On Monday, Cloudera continued its aggressive efforts to expand its distribution channels by announcing a partnership with NetApp, the storage and data management vendor. The partnership revealed the release of the NetApp Open Solution for Hadoop, a preconfigured Hadoop cluster that combines Cloudera’s Apache Hadoop (CDH) and Cloudera Enterprise with NetApp’s RAID architecture. NetApp Open Solution for Hadoop is intended to grant enterprises seeking to implement Hadoop enhanced ease of deployment, improved scalability, superior performance and reduced costs. Part of the reduced enterprise costs enabled by the NetApp Open Solution for Hadoop derives from NetApp’s state of the art backup and replication capabilities that minimize downtime in the event of disk failure.
Speaking of the NetApp Open Solution, Rich Clifton, senior vice president and general manager, NetApp Technology Enablement and Solutions Organization, remarked:
“Customers are looking for business advantages from the wealth of their unstructured data. Today, it’s like finding a needle in a haystack. NetApp Open Solution for Hadoop will help customers get answers fast and process more, as well as provide the reliability and performance that our customers have come to expect from NetApp.”
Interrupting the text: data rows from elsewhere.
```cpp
__device__ __forceinline__ void acc_load(int idx4, double& v0, double& v1) {
    int a, b, c, d;
    asm volatile(
        "s_set_gpr_idx_on %4, gpr_idx(SRC0)\n\tv_mov_b32 %0, v128\n\tv_mov_b32 %1, v129\n\tv_mov_b32 %2, v130\n\t"
        "v_mov_b32 %3, v131\n\ts_set_gpr_idx_off"
        : "=v"(a), "=v"(b), "=v"(c), "=v"(d) : "s"(idx4) : "memory");
    v0 = __hiloint2double(b, a);
    v1 = __hiloint2double(d, c);
}

#include "acc_tiled_gen.inc"

template <int MODE>
__global__ __launch_bounds__(512) __attribute__((amdgpu_waves_per_eu(8, 8))) void acc_tiled_kernel(
    const uint32_t* __restrict__ sroff, const double* __restrict__ sx, const int64_t* __restrict__ cstart,
    const uint8_t* __restrict__ cnt, int T, int64_t nwb, const double* __restrict__ F, int k, int TR, int64_t nrow,
    int tiles_per_range, double* __restrict__ Bout, int64_t ncol, int KS, int ldf, int ldb, int64_t slab,
    const int32_t* __restrict__ perm, int range_fastest, const uint16_t* __restrict__ gtab, int tail_wg0, int tail_R,
    double* __restrict__ tail_part, int64_t tail_slab) {
    constexpr int NSL = (MODE == 4 || MODE == 7) ? 4 : 2;
    constexpr bool PAIRRING = MODE == 3 || MODE == 6;
    asm volatile("" ::: "v255");
    extern __shared__ __attribute__((aligned(16))) char smem[];
    double* tile = reinterpret_cast<double*>(smem);
    const int lane = threadIdx.x & 63;
    const int wave = __builtin_amdgcn_readfirstlane((int)(threadIdx.x >> 6));
    unsigned bx = blockIdx.x, by = blockIdx.y;
    if (range_fastest) {
        const unsigned unit = blockIdx.x + gridDim.x * blockIdx.y, nranges = gridDim.y;
        bx = unit / nranges;
        by = unit - bx * nranges;
    }
    unsigned nry = gridDim.y;
    bool tail_piece = false;
    if (tail_R > 1 && (int)bx >= tail_wg0) {
        const unsigned u = bx - (unsigned)tail_wg0;
        bx = (unsigned)tail_wg0 + u / (unsigned)tail_R;
        by = u % (unsigned)tail_R;
        nry = (unsigned)tail_R;
        tail_piece = true;
    }
    const int64_t wb = (int64_t)bx * TILED_NW + wave;
    const int t0 = (int)(((int64_t)by * T) / nry);
    const int t1 = (int)((((int64_t)by + 1) * T) / nry);
    const bool wact = wb < nwb;
    typedef __attribute__((address_space(3))) char lds_char;
    constexpr int LMASK = NSL == 4 ? 15 : 31;
    const unsigned lane16 = (unsigned)(uintptr_t)(lds_char*)smem + (lane & LMASK) * 16;
    const unsigned slot = PAIRRING ? (unsigned)((lane >> 5) * 32 + (lane & 15)) : (unsigned)lane;
    const unsigned voff4 = slot * 4, voff8 = slot * 8;
    constexpr unsigned LAP_R = (NSL == 4 ? 256u : 128u) * 8u;
    const unsigned pfl = (unsigned)lane * (LAP_R / 64u) + (unsigned)ACC_TILED_PF_LAPS * LAP_R;

    asm volatile(ACC_TILED_ZERO_ASM ::: "memory");

    uint64_t rp = 0, xp = 0;
    int phase = 0;
    uint64_t qn0 = 0, qn1 = 0, qn2 = 0, qn3 = 0;
    int64_t pos_next = 0;
    if (wact) {
        const int64_t pos = cstart[wb * T + t0];
        pos_next = cstart[wb * T + t0 + 1];
        const uint64_t* cq = reinterpret_cast<const uint64_t*>(cnt + (wb * T + t0) * TILED_NP);
        qn0 = cq[0]; qn1 = cq[1]; qn2 = cq[2]; qn3 = cq[3];
        const uint64_t r_ = reinterpret_cast<uint64_t>(sroff + pos), x_ = reinterpret_cast<uint64_t>(sx + pos);
        rp = ((uint64_t)(uint32_t)__builtin_amdgcn_readfirstlane((unsigned)(r_ >> 32)) << 32) | (uint32_t)__builtin_amdgcn_readfirstlane((unsigned)r_);
        xp = ((uint64_t)(uint32_t)__builtin_amdgcn_readfirstlane((unsigned)(x_ >> 32)) << 32) | (uint32_t)__builtin_amdgcn_readfirstlane((unsigned)x_);
        if constexpr (NSL == 4)
            asm volatile(ACC_TILED4_RING_FILL_ASM : [rp] "+s"(rp), [xp] "+s"(xp) : [voff4] "v"(voff4), [voff8] "v"(voff8) : ACC_TILED_CLOBBERS);
        else if constexpr (PAIRRING)
            asm volatile(ACC_TILED2R_RING_FILL_ASM : [rp] "+s"(rp), [xp] "+s"(xp) : [voff4] "v"(voff4), [voff8] "v"(voff8) : ACC_TILED_CLOBBERS);
        else
            asm volatile(ACC_TILED_RING_FILL_ASM : [rp] "+s"(rp), [xp] "+s"(xp) : [voff4] "v"(voff4), [voff8] "v"(voff8) : ACC_TILED_CLOBBERS);
    }
    if constexpr (NSL == 4) {
        for (int e = (int)threadIdx.x; e < TILED_LDS_BYTES / 8; e += 64 * TILED_NW) tile[e] = 0.0;
    }

    int64_t pos_cur = wact ? cstart[wb * T + t0] : 0;
    for (int t = t0; t < t1; ++t) {
        const uint64_t q0 = qn0, q1 = qn1, q2 = qn2, q3 = qn3;
        const int nsets = (int)((pos_next - pos_cur) >> 6);
        const int64_t pos_chunk = pos_cur;
        pos_cur = pos_next;
        if (wact && t + 1 < t1) {
            const uint64_t* cq = reinterpret_cast<const uint64_t*>(cnt + (wb * T + t + 1) * TILED_NP);
            qn0 = cq[0]; qn1 = cq[1]; qn2 = cq[2]; qn3 = cq[3];
            pos_next = cstart[wb * T + t + 2];
        }

        const int64_t row0 = (int64_t)t * TR;
        const int rows = (int)((nrow - row0 < TR) ? (nrow - row0) : TR);
        const int n = rows * k;
        const double* __restrict__ src = F + row0 * ldf;
        if constexpr (NSL == 4) {
            const int c16 = (int)threadIdx.x & 15, r0 = (int)threadIdx.x >> 4;
            constexpr int RPR = 64 * TILED_NW / 16;
            const bool vec = ((k | ldf) & 1) == 0 && (reinterpret_cast<uintptr_t>(src) & 15) == 0;
            if (vec) {
                constexpr int RST = 4;
                double2 stg[RST];
                const bool cact = 2 * c16 < k;
#pragma unroll
                for (int j = 0; j < RST; ++j) {
                    const int r = r0 + j * RPR;
                    stg[j] = double2{0.0, 0.0};
                    if (cact && r < rows) stg[j] = *reinterpret_cast<const double2*>(src + (int64_t)r * ldf + 2 * c16);
                }
                __syncthreads();
                for (int rb = 0; rb < rows; rb += RST * RPR) {
#pragma unroll
                    for (int j = 0; j < RST; ++j) {
                        const int r = rb + r0 + j * RPR;
                        if (cact && r < rows) *reinterpret_cast<double2*>(tile + r * 32 + 2 * c16) = stg[j];
                    }
                    if (rb + RST * RPR < rows) {
#pragma unroll
                        for (int j = 0; j < RST; ++j) {
                            const int r = rb + RST * RPR + r0 + j * RPR;
                            stg[j] = double2{0.0, 0.0};
                            if (cact && r < rows) stg[j] = *reinterpret_cast<const double2*>(src + (int64_t)r * ldf + 2 * c16);
                        }
                    }
                }
            } else {
                __syncthreads();
                for (int r = r0; r < rows; r += RPR) {
                    if (c16 < k) tile[r * 32 + c16] = src[(int64_t)r * ldf + c16];
                    if (c16 + 16 < k) tile[r * 32 + c16 + 16] = src[(int64_t)r * ldf + c16 + 16];
                }
            }
        } else if (KS == k && ldf == k) {
            constexpr int RST = 8;
            constexpr int NRND = (TILED_LDS_BYTES / 16 + RST * 64 * TILED_NW - 1) / (RST * 64 * TILED_NW);
            static_assert(NRND * RST * 64 * TILED_NW * 16 >= TILED_LDS_BYTES, "staging must cover the whole tile");
            double2 stg[RST];
#pragma unroll
            for (int j = 0; j < RST; ++j) {
                const int e = ((int)threadIdx.x + j * 64 * TILED_NW) * 2;
                stg[j] = double2{0.0, 0.0};
                if (e < n) stg[j] = *reinterpret_cast<const double2*>(src + e);
            }
            __syncthreads();
#pragma unroll
            for (int rd = 0; rd < NRND; ++rd) {
#pragma unroll
                for (int j = 0; j < RST; ++j) {
                    const int e = ((int)threadIdx.x + (rd * RST + j) * 64 * TILED_NW) * 2;
                    if (e < n) *reinterpret_cast<double2*>(tile + e) = stg[j];
                }
                if (rd + 1 < NRND) {
#pragma unroll
                    for (int j = 0; j < RST; ++j) {
                        const int e = ((int)threadIdx.x + ((rd + 1) * RST + j) * 64 * TILED_NW) * 2;
                        stg[j] = double2{0.0, 0.0};
                        if (e < n) stg[j] = *reinterpret_cast<const double2*>(src + e);
                    }
                }
            }
        } else {
            __syncthreads();
            if (((k | ldf) & 1) == 0 && (reinterpret_cast<uintptr_t>(src) & 15) == 0) {
                const int hp = k >> 1;
                for (int e = (int)threadIdx.x; e < rows * hp; e += 64 * TILED_NW) {
                    const int r = e / hp, c2 = (e - r * hp) * 2;
                    *reinterpret_cast<double2*>(tile + r * KS + c2) = *reinterpret_cast<const double2*>(src + (int64_t)r * ldf + c2);
                }
            } else {
                for (int e = (int)threadIdx.x; e < n; e += 64 * TILED_NW) {
                    const int r = e / k, f = e - r * k;
                    tile[r * KS + f] = src[(int64_t)r * ldf + f];
                }
            }
            if (KS != k)
                for (int r = (int)threadIdx.x; r < rows; r += 64 * TILED_NW) tile[r * KS + k] = 0.0;
        }
        __builtin_amdgcn_s_waitcnt(0x0F70);
        __syncthreads();
        if (wact && nsets > 0) {
            if constexpr (MODE == 6 || MODE == 7) {
                const uint64_t t_ = reinterpret_cast<uint64_t>(gtab + pos_chunk / (4 * NSL));
                const uint64_t tp = ((uint64_t)(uint32_t)__builtin_amdgcn_readfirstlane((unsigned)(t_ >> 32)) << 32) | (uint32_t)__builtin_amdgcn_readfirstlane((unsigned)t_);
                if constexpr (MODE == 6)
                    asm volatile(ACC_TILED2T_CHUNK_ASM
                                 : [rp] "+s"(rp), [xp] "+s"(xp), [phase] "+s"(phase)
                                 : [ns] "s"(2 * nsets), [tp] "s"(tp), [lane16] "v"(lane16), [voff4] "v"(voff4), [voff8] "v"(voff8), [pfl] "v"(pfl)
                                 : ACC_TILEDT_CLOBBERS);
                else
                    asm volatile(ACC_TILED4T_CHUNK_ASM
                                 : [rp] "+s"(rp), [xp] "+s"(xp), [phase] "+s"(phase)
                                 : [ns] "s"(nsets), [tp] "s"(tp), [lane16] "v"(lane16), [voff4] "v"(voff4), [voff8] "v"(voff8), [pfl] "v"(pfl)
                                 : ACC_TILEDT_CLOBBERS);
            } else if constexpr (MODE == 4)
// ... 87 lines not shown
                                   hipFuncAttributeMaxDynamicSharedMemorySize, TILED_LDS_BYTES + 512));
        if (dev >= 0 && dev < 64) attr_set[dev] = true;
    }
    const int64_t nwg_x = (S.nwb + TILED_NW - 1) / TILED_NW;
    const bool slabs = S.R > 1;
    double* out = slabs ? S.part : B;
    const int64_t n = (int64_t)kf * S.ncol;
    const bool tail = !slabs && S.tail_R > 1 && S.tail_wg0 >= 0;
    const int64_t tail_cols = tail ? (nwg_x - S.tail_wg0) * TILED_NW * S.CW : 0;
    const int64_t tail_slab = tail_cols * kf;
    const dim3 grid(tail ? (unsigned)(S.tail_wg0 + (nwg_x - S.tail_wg0) * S.tail_R) : (unsigned)nwg_x, (unsigned)S.R);
    const bool table = !getenv("SGL_TILED_NO_TABLE") && !getenv("SGL_TILED_PREP") && S.gtab != nullptr;
    auto launch = [&](auto mode) {
        constexpr int MODE = decltype(mode)::value;
        acc_tiled_kernel<MODE><<<grid, dim3(64 * TILED_NW), lds, s>>>(
            S.roff, xvals ? xvals : S.x, S.cstart, S.cnt, S.T, S.nwb, F, kf, S.TR, S.nrow, S.tiles_per_range, out, S.ncol, KS, ldf,
            slabs ? kf : ldb, slabs ? n : 0, S.perm, S.range_fastest ? 1 : 0, S.gtab, tail ? (int)S.tail_wg0 : -1, tail ? S.tail_R : 1,
            S.part, tail_slab);
    };
    if (S.NSL == 4 && table) launch(std::integral_constant<int, 7>());
    else if (S.NSL == 2 && table) launch(std::integral_constant<int, 6>());
    else if (S.NSL == 4) launch(std::integral_constant<int, 4>());
    else if (!getenv("SGL_TILED_PREP")) launch(std::integral_constant<int, 3>());
    else launch(std::integral_constant<int, 2>());
    HIPCHK(hipGetLastError());
    if (tail) {
        const int64_t pos0 = S.tail_wg0 * TILED_NW * S.CW;
        const int64_t ne = (S.ncol - pos0) * kf;
        if (ne > 0) {
            int64_t blocks = (ne + 255) / 256;
            if (blocks > 4096) blocks = 4096;
// ... 30 lines not shown
```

GigaOm reports that one of the key attributes of the NetApp Open Solution is its separation of the compute and storage layers of a Cloudera Hadoop installation. Separating the compute and storage layers enables enhanced performance, scalability and reduced downtime in the event of the failure of a disk within either the compute or storage layer. Cloudera’s partnership with NetApp comes roughly three weeks after its announcement of a reseller deal with SGI, whereby SGI will distribute Cloudera’s Apache Hadoop (CDH) alongside its rackable servers and provide level 1 technical support, while Cloudera will provide level 2 and level 3 technical support. Both deals seek to consolidate Cloudera’s market share within the Hadoop distribution space in relation to competitors such as MapR, its partner EMC and Yahoo-spinoff Hortonworks.
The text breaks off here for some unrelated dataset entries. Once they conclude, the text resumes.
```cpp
namespace aleo_mi355x {
#pragma GCC visibility push(hidden)
struct FrontView { const char* partial; const uint32_t* hist; const uint2* scan_local; const uint2* scan_blk; };
struct FrontChain { FrontView v[3]; uint32_t n = 0; };
struct Front {
  MsmPlan P{}; SortPhase sp; SliceMeta sm;
  uint32_t K = 0, cpw = 0, nchunks = 0, lgN = 0, tseg = 0, fseg = 0, nseg = 0, setw = 0; size_t vpoints = 0;
  uint32_t out_pts = 0;
  bool pre = false, masked = false, prog = false, aside = false, empty = false, lean = false; const char* bases = nullptr;
};
struct StreamDrainGuard {
  std::vector<hipStream_t> streams; bool armed = true;
  ~StreamDrainGuard() { if (!armed) return; const std::string keep = g_last_error; for (hipStream_t st : streams) if (st) (void)hipStreamSynchronize(st); g_last_error = keep; }
  void add(hipStream_t st) { streams.push_back(st); }
  void dismiss() { armed = false; }
};
int32_t msm_front_sort(Ctx* c, const PinnedBases& pb, const MsmJob& job, hipStream_t s, Front& f);
int32_t msm_front_accum(Ctx* c, hipStream_t s, Front& f, const FrontChain* seed, hipEvent_t after);
int32_t msm_front_finish(Ctx* c, hipStream_t s, Front& f, bool allow_aside);
int32_t msm_reduce_queue(Ctx* c, Front& f, hipStream_t s, const FrontChain& older);
enum class TailWait { stream, event };
int32_t msm_collect(Ctx* c, uint64_t* out_jac18, Front& f, hipStream_t s, bool fire_tail, TailWait wait);
int32_t msm_back(Ctx* c, uint64_t* out_jac18, Front& f, hipStream_t s, bool fire_tail, const FrontChain& older);
#pragma GCC visibility pop
}
```

### aleo_amd/csrc/msm_common.h

```cpp
#pragma once
#include "ctx.h"

namespace aleo_mi355x {

static constexpr uint32_t SCAN_TILE = 2048;
static constexpr uint32_t SCALAR_BITS = 254;
static constexpr uint32_t MAX_SETS = 32;
static constexpr uint32_t MAX_SEGS = 64;
static constexpr uint32_t SUPER_CAP = 4096;
static constexpr uint32_t MAX_SLICE = 512;

struct MsmPlan { uint32_t c, W, B, M, S; };
__host__ __device__ constexpr int win_count(int c) { return ((int)SCALAR_BITS + c - 1) / c; }
__host__ __device__ constexpr int win_full(int c) { return win_count(c) - (win_count(c) * c - (int)SCALAR_BITS); }
__host__ __device__ constexpr int win_width(int c, int w) { return w < win_full(c) ? c : c - 1; }
__host__ __device__ constexpr int win_offset(int c, int w) { return w <= win_full(c) ? w * c : win_full(c) * c + (w - win_full(c)) * (c - 1); }
MsmPlan make_plan(size_t n, int pre_c);
__attribute__((visibility("hidden"))) const PinnedBases::PreTable* msm_tier(const PinnedBases& pb, size_t n);
__attribute__((visibility("hidden"))) uint32_t msm_range_sets(const PinnedBases& pb);
uint32_t msm_max_sets(const PinnedBases& pb, size_t n);
struct SegArgs { const char* ptr[MAX_SEGS]; uint32_t n[MAX_SEGS], off[MAX_SEGS], col0[MAX_SEGS]; uint8_t set[MAX_SEGS]; uint32_t nseg = 0, ncol = 0, tile = 2048; };

struct SliceRule { uint32_t single, split; };
__host__ __device__ __forceinline__ SliceRule pick_rule(const uint32_t* total_pairs, uint32_t M) {
  const uint32_t pairs = total_pairs[0], mean = pairs / M, fill_shift = total_pairs[1];
  const uint32_t fill_min = pairs < (1u << 18) ? 4u : 8u;
  uint32_t by_mean = 32u; while (by_mean < 2u * mean && by_mean < 512u) by_mean <<= 1;
  uint32_t fill = (pairs + (1u << fill_shift) - 1) >> fill_shift;
  fill = fill < fill_min ? fill_min : (fill > 256u ? 256u : fill);
  SliceRule r; r.single = by_mean; r.split = by_mean >> 1;
  if (by_mean >= 2u * fill) { r.single = fill; r.split = fill; }
  return r;
}
__host__ __device__ __forceinline__ uint32_t slices_of(uint32_t cnt, SliceRule r) { return cnt <= r.single ? (cnt ? 1u : 0u) : (cnt + r.split - 1) / r.split; }
__device__ __forceinline__ uint2 scan_at(const uint2* local, const uint2* blk, uint32_t g) {
  uint2 a = local[g], b = blk[g / SCAN_TILE]; return make_uint2(a.x + b.x, a.y + b.y);
}
__host__ __device__ __forceinline__ uint32_t slice_len(uint32_t cnt, uint32_t m, uint32_t k) {
  return (uint32_t)(((uint64_t)(k + 1) * cnt) / m) - (uint32_t)(((uint64_t)k * cnt) / m);
}

struct SortPhase {
  MsmPlan P; uint32_t M = 0, digitsW = 0, slice_blocks = 0; size_t slices_max = 0, pairs_max = 0;
  uint32_t *hist = nullptr, *heavy = nullptr, *meta = nullptr; uint2 *scan_local = nullptr, *scan_blk = nullptr;
  uint32_t *sorted = nullptr, *task_g = nullptr, *order = nullptr; const uint32_t* total_pairs = nullptr; const uint32_t* super_list = nullptr;
  uint32_t meta_seq = 0;
  size_t zero_bytes = 0;
};
struct SliceMeta { uint32_t NT = 0, max_m = 0, n_heavy = 0, n_super = 0, max_common = 0; bool super_overflow = false; };
int32_t msm_sort_phase(Ctx* c, SegArgs& segs, size_t pts, bool mont, const uint8_t* d_inf, uint32_t row_stride,
                       const MsmPlan& P, bool pre, hipStream_t s, SortPhase* out, bool lean = false);
int32_t msm_wait_meta(Ctx* c, const SortPhase& sp, hipStream_t s, SliceMeta* m);

}
```

### aleo_amd/csrc/msm_request.hip

```cpp
#include "host_field.hpp"
#include "msm_chain.h"
#include <cstring>
#include <thread>

namespace aleo_mi355x {

static void identity_results(uint64_t* out_jac18, size_t k, const uint32_t* where = nullptr) {
  for (size_t q = 0; q < k; ++q) host::hstore_jacobian_normalized(out_jac18 + 18 * (size_t)(where ? where[q] : q), host::HXYZZ::infinity());
}
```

In conjunction with the deal with NetApps, Cloudera announced that it had successfully completed a Series D funding raise worth $40 million, led by Frank Artale of Ignition Partners with the support of existing investors Accel Partners, Greylock Partners, Meritech Capital Partners and In-Q-Tel. The latest funding round takes the total of Cloudera’s financing to $76 million and supports Cloudera’s explosive growth in the Big Data space with particular emphasis on marketing, sales operations and strategic business development. Cloudera brands itself as the first company to deliver enterprise grade deployments of Apache Hadoop, the disruptive technology framework for analyzing massive amounts of structured and unstructured data. Apache Hadoop is used by enterprises such as eBay, Yahoo, Facebook, LinkedIn, eHarmony and Twitter to make strategic business decisions on the basis of large-scale structured and unstructured data sets. Cloudera’s announcement of its Series D funding and partnership with NetApp came on the eve of Hadoop World 2011, the world’s largest conference of Hadoop practitioners.